プログラムの機能が意図した通りに実装されているかを確かめるテストを「機能テスト」(functional testing)、実用上要求される性能を満たすかを確かめるテストを「性能テスト」(performance testing)という。性能テストのうち、極限的な高負荷への耐性を見極めるものは「ストレステスト」(stress testing)という。
プログラムの内部構造に着目し、すべてのコードを網羅するようにテストケースを作成して各部分の動作を検証する手法を「ホワイトボックステスト」(white-box testing)、内部構造は分からない前提で、外部から見た振る舞いが仕様などに照らして正しいかを確かめる手法を「ブラックボックステスト」(black-box testing)という。両者を組み合わせた「グレーボックステスト」(gray-box testing)が行われることもある。
テスト工程の分類
大規模なソフトウェア開発では全体を細かな機能単位に分割して開発することが多いが、その場合はソフトウェアテストも段階的に実施する。関数やメソッド、サブルーチンなど最小の機能単位を対象とする「単体テスト」(ユニットテスト/unit testing)、複数のモジュールを繋ぎ合わせて行う「結合テスト」(統合テスト/integration testing)、ソフトウェア全体を対象に行う「システムテスト」(総合テスト/system testing)といった順で進めていく。
結合テストは、下位のモジュールから上位に向けて順に結合していく「ボトムアップテスト」(bottom-up testing)と、上位のモジュールから下位に向けて結合していく「トップダウンテスト」(top-down testing)に分かれる。上位側が未完成の場合はダミーとして「テストドライバ」(test driver)を、下位側が未完成の場合は「テストスタブ」(test stub)をそれぞれ用意する。両者を同時に行う「ビッグバンテスト」(big-bang testing)が行われることもある。

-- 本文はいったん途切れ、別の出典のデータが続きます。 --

namespace {
struct OptionDesc { const char* key; int rk_engine::Options::*field; int lo, hi; const char* allowed; const char* what; };
const OptionDesc kOptions[] = {
  {"dec_graph", &rk_engine::Options::dec_graph, 0, 1, nullptr, "decoder chains replayed as HIP graphs (1) or launched eagerly (0)"},
  {"gemm_glds", &rk_engine::Options::glds, 0, 1, nullptr, "128x128 GEMM staging by LDS-DMA (1) or through registers (0); same bits"},
  {"gemm_skinny", &rk_engine::Options::skinny, 0, 0x3F, nullptr, "bit per epilogue kind: few-row GEMMs on the weight-streaming kernel (1 = all)"},
  {"dec_ffn_tiled", &rk_engine::Options::dec_ffn_tiled, 0, 1, nullptr, "one-position decoder: FFN-in on the tiled kernels (1) or the weight-streaming kernel (0)"},
  {"gemm_persistent", &rk_engine::Options::gemm_persistent, 0, 1024, nullptr, "ping-pong GEMM: 1 = one workgroup per CU walks the tiles, 0 = one per tile, n > 1 = n workgroups"},
  {"gemm_s64_stages", &rk_engine::Options::s64_stages, 0, 4, "0,2,3,4", "LDS stages of the 64x64 GEMM (0 = from the tile count); same bits"},
  {"consumer_stats", &rk_engine::Options::consumer_stats, 0, 1, nullptr, "encoder row factors formed by the non-persistent consumer GEMMs themselves (1) or always by rowscale_kernel (0); same bits"},
  {"greedy_spec", &rk_engine::Options::greedy_spec, 0, 65536, nullptr, "rk_t5_greedy2: most decoder rows of a speculative pass; 0 = never speculate; same tokens"},
  {"dec_fold_norm", &rk_engine::Options::dec_fold_norm, 0, 1, nullptr, "decoder RMSNorms folded into the weight-streaming GEMMs (1) or separate kernels (0)"},
  {"fold_norm", &rk_engine::Options::fold_norm, 0, 1, nullptr, "encoder RMSNorm folded into the GEMMs (1) or separate kernels (0)"},
  {"xattn_mfma", &rk_engine::Options::xattn_mfma, 0, 1, nullptr, "query-side cross-attention: weighted sums on the matrix cores (1) or the VALU form (0)"},
  {"attn_heads_per_wg", &rk_engine::Options::attn_heads_per_wg, 0, 4096, nullptr, "short-sequence attention: (sequence, head) items per wave group, 0 = dealt evenly; same bits"},
  {"xattn_direct", &rk_engine::Options::xattn_direct, 0, 1, nullptr, "decoder prefixes <= 16: query-side cross-attention (1) or materialised K / V (0)"},
  {"attn_short", &rk_engine::Options::attn_short, 0, 6, "0,5,6", "sequences <= 192 keys: DMA kernel with two (5) / one (6) wave group per workgroup, or the tiled kernel (0); same bits"},
  {"gemm_variant", &rk_engine::Options::gemm_variant, 0, 120, nullptr, "tile variant: 0 auto, 1..6 see choose_variant; measurement builds: 80+ / 100+ knock-outs"},
  {"dec_fuse_rows", &rk_engine::Options::dec_fuse_rows, 0, 32, nullptr, "rows per workgroup of dec_cross_qk_kernel (0 = auto); same bits"},
  {"dec_fuse", &rk_engine::Options::dec_fuse, 0, 2, nullptr, "few-row decoder: projections around the query-side cross-attention fused at one position (1), always (2), never (0)"},
  {"llama_attn_nw", &rk_engine::Options::llama_attn_nw, 0, 8, "0,4,8", "waves per workgroup of the Llama LDS-DMA attention kernel (0 = default 8); same bits"},
  {"llama_attn_dma", &rk_engine::Options::llama_attn_dma, 0, 1, nullptr, "Llama causal attention: LDS-DMA kernel (1) or the register-staged first kernel (0); differ within fp16 noise"},
  {"attn_long_xcd", &rk_engine::Options::attn_long_xcd, 0, 1, nullptr, "long-sequence attention: workgroups of a (sequence, head) pair on one XCD (1) or dealt over all eight (0); same bits"},
  {"attn_long_nw", &rk_engine::Options::attn_long_nw, 0, 12, "0,3,4,6,12", "waves per workgroup of the long-sequence attention kernel (0 = default 4); same bits"},
  {"attn_long", &rk_engine::Options::attn_long, 0, 1, nullptr, "sequences > 192 keys: the chunked LDS-DMA kernel (1) or the tiled kernel (0)"},
  {"dec_gemv", &rk_engine::Options::dec_gemv, 0, 1, nullptr, "decoder pass of at most 16 rows at >= 2 positions (one setwise compare): plain projections on the wave-per-column GEMV kernel (1) or the weight-streaming MFMA kernel (0); differ within fp32 summation-order noise"},
  {"dec_gemv_rows", &rk_engine::Options::dec_gemv_rows, 1, GEMV_MAX_ROWS, nullptr, "largest row count of a decoder pass that takes the few-row GEMV family (default 4 = the measured cross-over; the kernel takes up to 16)"},
  {"dec_cross_mfma", &rk_engine::Options::dec_cross_mfma, 0, 1, nullptr, "long decoder prefixes (qlm), cross-attention over the materialised K / V: matrix-core kernel for sequences <= 192 keys (1) or the staged fma-chain kernels (0); differ within fp16 noise"},
  {"dec_attn_seq", &rk_engine::Options::dec_attn_seq, 0, 1, nullptr, "decoder attention at several positions: one workgroup per (head, sequence) (1) or per query row (0); same bits"},
  {"gemm_sk", &rk_engine::Options::gemm_sk, 0, 2, nullptr, "ping-pong GEMM, fp32 residual projections with few tiles and a long K: K split over two workgroups (1: choose_ksplit), never (0), wherever it fits (2: tests)"},
  {"gemm_split", &rk_engine::Options::gemm_split, 0, 1, nullptr, "rows beyond the ping-pong kernel's last whole round on a fill-in tile variant (1) or one launch (0); same bits"},
#ifdef RK_MEASURE
  {"attn_ko", &rk_engine::Options::attn_ko, 0, 1 << 20, nullptr, "timing-only knock-outs of the attention kernels (measurement builds)"},
#endif
};
bool option_value_ok(const OptionDesc& o, int value) {
  if (value < o.lo || value > o.hi) return false;
  if (!o.allowed) return true;
  for (const char* p = o.allowed; *p;) {
    if (atoi(p) == value) return true;
    while (*p && *p != ',') ++p;
    if (*p == ',') ++p;
  }
  return false;
}
}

ソフトウェアの受託開発の場合は、完成後に顧客側で納品を受け付けるかどうか検証する「受け入れテスト」(UAT:User Acceptance Testing)が行われる。一般に販売するパッケージ製品の場合には、既存顧客や一般から募った参加者にテスト版を配布して動作検証してもらう「アルファテスト」(alpha testing/開発途上版が対象)や「ベータテスト」(beta testing/発売直前版が対象)が行われることが多い。